Problem details:
When you have gone through the records below, state only how many lines include the word "static".

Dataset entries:

------------------------

# cosdata/cosdata

Hardware: AMD Instinct MI355X
Metric: QPS at recall@10≥0.95, 1024-dim dense cosine, 1/2/4/8 MI355X (higher is better)
Workload: dtype u8

## Files before the change

### cosdata_amd/csrc/engine.hip

```cpp
#include <hip/hip_runtime.h>

#include <algorithm>
#include <cstdarg>
#include <cstdio>
#include <cstdlib>
#include <chrono>
#include <cmath>
#include <condition_variable>
#include <cstring>
#include <map>
#include <mutex>
#include <string>
#include <thread>
#include <vector>

#include "engine_internal.h"

using namespace cosdev;

static thread_local std::string g_err;
int32_t cos_fail(int32_t code, const char *fmt, ...) {
    char buf[512];
    va_list ap;
    va_start(ap, fmt);
    vsnprintf(buf, sizeof(buf), fmt, ap);
    va_end(ap);
    g_err = buf;
    return code;
}

extern "C" const char *cos_last_error_string(void) { return g_err.c_str(); }

extern "C" int32_t cos_device_count(int32_t *out) {
    if (!out) return cos_fail(COS_ERR_INVALID, "null argument");
    int n = 0;
    hipError_t e = hipGetDeviceCount(&n);
    if (e != hipSuccess) { *out = 0; return cos_fail(COS_ERR_NO_DEVICE, "hipGetDeviceCount: %s", hipGetErrorString(e)); }
    *out = n;
    return COS_OK;
}

static u32 pow2ceil(u32 v) { u32 p = 1; while (p < v) p <<= 1; return p; }

int32_t cos_set_device(const cos_index *ix) {
    HIP_TRY(hipSetDevice(ix->p.device));
    return COS_OK;
}

static bool graph_ready(const cos_index *ix) {
// ... 600 lines not shown
                const u32 *row = &adj[(size_t)v * M];
                for (u32 j = M; j-- > 0;) {
                    const u32 u = row[j];
                    if (u != cosdev::ROW_EMPTY && u < n && !seen[u]) stack.push_back(u);
                }
            }
        };
        dfs_from(n - 1);
        for (u32 v = 0; v < n; v++) if (!seen[v]) dfs_from(v);
        HIP_TRY(ix->d_order_rank[kl].alloc(n));
        HIP_TRY(hipMemcpy(ix->d_order_rank[kl], rank.data(), (size_t)n * 4, hipMemcpyHostToDevice));
        ix->order_rank_n[kl] = n;
    }
    ix->order_rank_valid = true;
    return COS_OK;
}

static void clear_current_table(cos_index *ix) {
    ix->d_tcodes = nullptr;
    ix->d_tmags = nullptr;
    ix->d_tcsums = nullptr;
    ix->table_cols = 0;
    ix->table_level_min = 0;
    ix->table_stride = 0;
}
static u32 walk_table_max_cols(const cos_index *ix) {
    const long long env = cosdev::tune_or(cosdev::TUNE_WALK_TABLE_COLS, -1);
    return env >= 0 ? (u32)std::min<long long>(env, 1ll << 20) : ix->walk_table_max_cols;
}
static u32 walk_table_min_B(const cos_index *ix) {
    const long long env = cosdev::tune_or(cosdev::TUNE_WALK_TABLE_MIN_B, -1);
    return env >= 0 ? (u32)std::min<long long>(env, 0xFFFFFFFFll) : ix->walk_table_min_B;
}
static constexpr long long WALK_TABLE_EARLY_WGS_DEFAULT = 0;
static constexpr long long WALK_UP_TABLE_DEFAULT = 1;
cosdev::WalkPlanIn cos_walk_plan_in(const cos_index *ix, u32 B, u32 ef) {
    cosdev::WalkPlanIn in{};
    in.eng = ix->eng;
    in.storage = ix->p.storage;
    in.nchunks = ix->nchunks;
    in.G = ix->G;
    in.num_layers = ix->p.num_layers;
    for (u32 l = 0; l <= ix->p.num_layers; l++) in.M[l] = ix->lv[l].M;
    in.shortlist = ix->p.shortlist_size;
    in.visited_mode = ix->p.visited_mode;
    in.mdim = ix->meta.mdim;
    in.B = B;
    in.ef = ef;
    in.chain = true;
    const long long lat = cosdev::tune_or(cosdev::TUNE_WALK_LAT, -1), lat4 = cosdev::tune_or(cosdev::TUNE_WALK_LAT4, -1);
    in.lat_max_B = lat >= 0 ? (u32)std::min(lat, 0xFFFFFFFFll) : ix->lat_max_B;
    in.lat4_max_B = lat4 >= 0 ? (u32)std::min(lat4, 0xFFFFFFFFll) : ix->lat4_max_B;
    in.small_table_tk = cosdev::tune_or(cosdev::TUNE_WALK_SMALL_TABLE_TK, 1) != 0;
    in.adj_mag_mode = (u32)cosdev::tune_or(cosdev::TUNE_WALK_ADJ_MAG, 1);
    in.table_min_B = walk_table_min_B(ix);
    in.order_min_B = ix->walk_order_min_B;
    in.chain_min_B = ix->chain_min_B;
    in.side_min_B = ix->walk_side_min_B;
    in.table_after_sort = cosdev::tune_or(cosdev::TUNE_WALK_TABLE_AFTER_SORT, 1);
    in.table_supported = cosdev::level_table_eng_supported(ix->eng, ix->row_stride);
    in.adj_mag_valid = ix->adj_mag_valid;
    in.up_table_mode = (u32)std::min<long long>(std::max<long long>(cosdev::tune_or(cosdev::TUNE_WALK_UP_TABLE, WALK_UP_TABLE_DEFAULT), 0), 2);
    in.table_early_wgs = (u32)std::min<long long>(std::max<long long>(cosdev::tune_or(cosdev::TUNE_WALK_TABLE_EARLY_WGS, WALK_TABLE_EARLY_WGS_DEFAULT), 0), 0xFFFFFFFFll);
    in.table_queue = cosdev::level_table_gemm_queue(ix->eng, ix->row_stride);
    in.n_cus = ix->n_cus;
    return in;
}
static int32_t ensure_level_table(cos_index *ix) {
    const u32 max_cols = walk_table_max_cols(ix);
    const bool automatic = max_cols == COS_WALK_TABLE_AUTO;
    const u32 efs = ix->p.ef_search, Mup = ix->p.neighbors_count;
    const u64 c_rule = (u64)cosdev::tune_or(cosdev::TUNE_WALK_TABLE_RULE_C, 2u * efs <= 3u * Mup ? 10 : (efs <= 2u * Mup ? 8 : 6));
    const u64 per_level = automatic ? std::min<u64>(c_rule * ix->p.ef_search * ix->p.neighbors_count, 1u << 20) : (u64)(1u << 20);
    const u64 total_cap = automatic ? (u64)(1u << 20) : (u64)max_cols;
    const u64 key = automatic ? (0x8000000000000000ull | per_level) : (u64)max_cols;
    if (ix->level_table_valid && ix->table_built_for_key == key) return COS_OK;
    if (!ix->level_table_valid) {
        HIP_TRY(hipDeviceSynchronize());
        ix->table_sets.clear();
    }
    ix->level_table_valid = true;
    ix->table_built_for_key = key;
    clear_current_table(ix);
    for (const auto &t : ix->table_sets)
        if (t.key == key) {
            ix->table_level_min = t.level_min;
            ix->table_cols = t.cols;
            ix->table_stride = t.stride;
            memcpy(ix->table_col0, t.col0, sizeof(t.col0));
            ix->d_tcodes = t.tcodes;
            ix->d_tmags = t.tmags;
            ix->d_tcsums = t.tcsums;
            return COS_OK;
        }
    if (!cosdev::level_table_eng_supported(ix->eng, ix->row_stride) || max_cols == 0) return COS_OK;
    const u32 Ltop = ix->p.num_layers;
    u32 cols = 0, lmin = 0;
    for (u32 l = Ltop; l >= 1; l--) {
// ... 158 lines not shown
    u32 ef = 0, visited_mode = 0;
    bool timed = false;
    u64 tab_stride = 0;
    u32 tab_col0[cosdev::MAX_LEVELS] = {};
    const uint8_t *tcodes = nullptr;
    const float *tmags = nullptr;
    const u32 *tcsums = nullptr;
    u32 n_keys = 0, key_level[cosdev::MAX_LEVELS], key_n[cosdev::MAX_LEVELS];
    const u32 *order_rank[cosdev::MAX_LEVELS];
};

static int32_t get_workspace(cos_index *ix, void *key, hipStream_t st, u32 B, u32 top_k, bool host_api, Workspace **out, SearchLaunch *L,
                             bool chain = true) {
    std::lock_guard<std::mutex> g(ix->mu);
    std::unique_ptr<Workspace> &slot = ix->ws[key];
    if (!slot) slot.reset(new Workspace());
    Workspace *w = slot.get();
    const u32 L1 = ix->p.num_layers + 1;
    if (B > w->capB) {
        u32 cap = std::max(B, 64u);
        HIP_TRY(hipStreamSynchronize(st));
        w->capB = 0;
        w->cap_topk = 0;
        HIP_TRY(w->q_codes.alloc((size_t)cap * ix->row_stride));
        HIP_TRY(w->q_mags.alloc(cap));
        HIP_TRY(w->q_raw_mags.alloc(cap));
        HIP_TRY(w->walk_ids.alloc((size_t)cap * L1 * KEEP_SEARCH));
        HIP_TRY(w->walk_sims.alloc((size_t)cap * L1 * KEEP_SEARCH));
        HIP_TRY(w->walk_counts.alloc((size_t)cap * L1));
        HIP_TRY(w->walk_status.alloc(cap));
        HIP_TRY(w->stats.alloc((size_t)cap * 4));
        HIP_TRY(w->stats2.alloc((size_t)cap * 4));
        HIP_TRY(w->qsums.alloc(cap));
        HIP_TRY(w->tab_queue.alloc(16));
        if (ix->eng == ENG_Q2) HIP_TRY(w->qdig.alloc((size_t)cap * (ix->row_stride / 16) * 64));
        HIP_TRY(w->fin_flags.alloc((size_t)cap + 1));
        HIP_TRY(w->rerank_rows.alloc(cap));
        HIP_TRY(w->d_queries.alloc((size_t)cap * ix->p.dim));
        HIP_TRY(w->d_out_counts.alloc(cap));
        HIP_TRY(w->d_out_status.alloc(cap));
        w->capB = cap;
    }
    L->ef = ix->p.ef_search;
    L->visited_mode = ix->p.visited_mode;
    L->timed = ix->timing;
    cosdev::WalkPlanIn in = cos_walk_plan_in(ix, B, L->ef);
    in.chain = chain;
    const cosdev::WalkPlan want = cosdev::walk_plan(in);
    cosdev::WalkHave have{};
    if (want.refill_adj_mag) {
        if (int32_t rc = ensure_adj_mags(ix)) return rc;
        in.adj_mag_valid = ix->adj_mag_valid;
    }
    if (want.prepare_order) {
        if (w->order.cap < w->capB) {
            HIP_TRY(hipStreamSynchronize(st));
            HIP_TRY(cosdev::walk_order_reserve(w->order, w->capB));
        }
        if (int32_t rc = ensure_order_rank(ix)) return rc;
        have.order_buffers = w->order.cap >= B;
        have.n_order_keys = (u32)ix->order_levels.size();
        have.order_level0 = have.n_order_keys ? ix->order_levels[0] : 0u;
    }
    if (want.prepare_table) {
        if (int32_t rc = ensure_level_table(ix)) return rc;
        if (int32_t rc = ensure_adj_up(ix)) return rc;
        have.adj_up_level = ix->adj_up_level;
        const size_t need = (size_t)w->capB * ix->table_stride;
        if (need > w->tab.cap) {
            const size_t budget = (size_t)cosdev::tune_or(cosdev::TUNE_WALK_TABLE_MAX_BYTES, (long long)48 << 30);
            HIP_TRY(hipStreamSynchronize(st));
            ix->table_bytes_total -= w->tab.cap * 4;
            w->tab.reset();
            if (ix->table_bytes_total + need * 4 <= budget) {
                if (const hipError_t e = w->tab.alloc(need); e == hipSuccess)
                    ix->table_bytes_total += need * 4;
                else if (e == hipErrorOutOfMemory)
                    (void)hipGetLastError();
                else
                    HIP_TRY(e);
            }
        }
        have.table_level_min = ix->level_table_valid ? ix->table_level_min : 0u;
        have.table_cols = ix->table_cols;
        have.table_buffer = w->tab && (size_t)B * ix->table_stride <= w->tab.cap;
    }
    L->plan = cosdev::walk_plan(in, &have);
    if (L->plan.use_table) {
        L->tab_stride = ix->table_stride;
        memcpy(L->tab_col0, ix->table_col0, sizeof(L->tab_col0));
        L->tcodes = ix->d_tcodes;
        L->tmags = ix->d_tmags;
        L->tcsums = ix->d_tcsums;
    }
    if (L->plan.ordered)
        for (u32 l : ix->order_levels) {
            L->key_level[L->n_keys] = l;
            L->key_n[L->n_keys] = ix->order_rank_n[l];
            L->order_rank[L->n_keys++] = ix->d_order_rank[l];
        }
    if (host_api && (size_t)top_k * w->capB > (size_t)w->cap_topk * w->capB) {
        w->cap_topk = 0;
        HIP_TRY(w->d_out_ids.alloc((size_t)w->capB * top_k));
        HIP_TRY(w->d_out_scores.alloc((size_t)w->capB * top_k));
        w->cap_topk = top_k;
    }
    if (w->ev.empty()) {
        w->ev.assign((size_t)Workspace::EV_RING * Workspace::EV_PER, nullptr);
        for (auto &e : w->ev) HIP_TRY(hipEventCreate(&e));
    }
    if (!w->walk_done) HIP_TRY(hipEventCreateWithFlags(&w->walk_done, hipEventDisableTiming));
    if (!w->walk_fin) HIP_TRY(hipEventCreateWithFlags(&w->walk_fin, hipEventDisableTiming));
    if (!w->last_range) HIP_TRY(hipEventCreateWithFlags(&w->last_range, hipEventDisableTiming));
    if (!w->upper_done) HIP_TRY(hipEventCreateWithFlags(&w->upper_done, hipEventDisableTiming));
    *out = w;
    return COS_OK;
}
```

------------------------

Response to this task:
10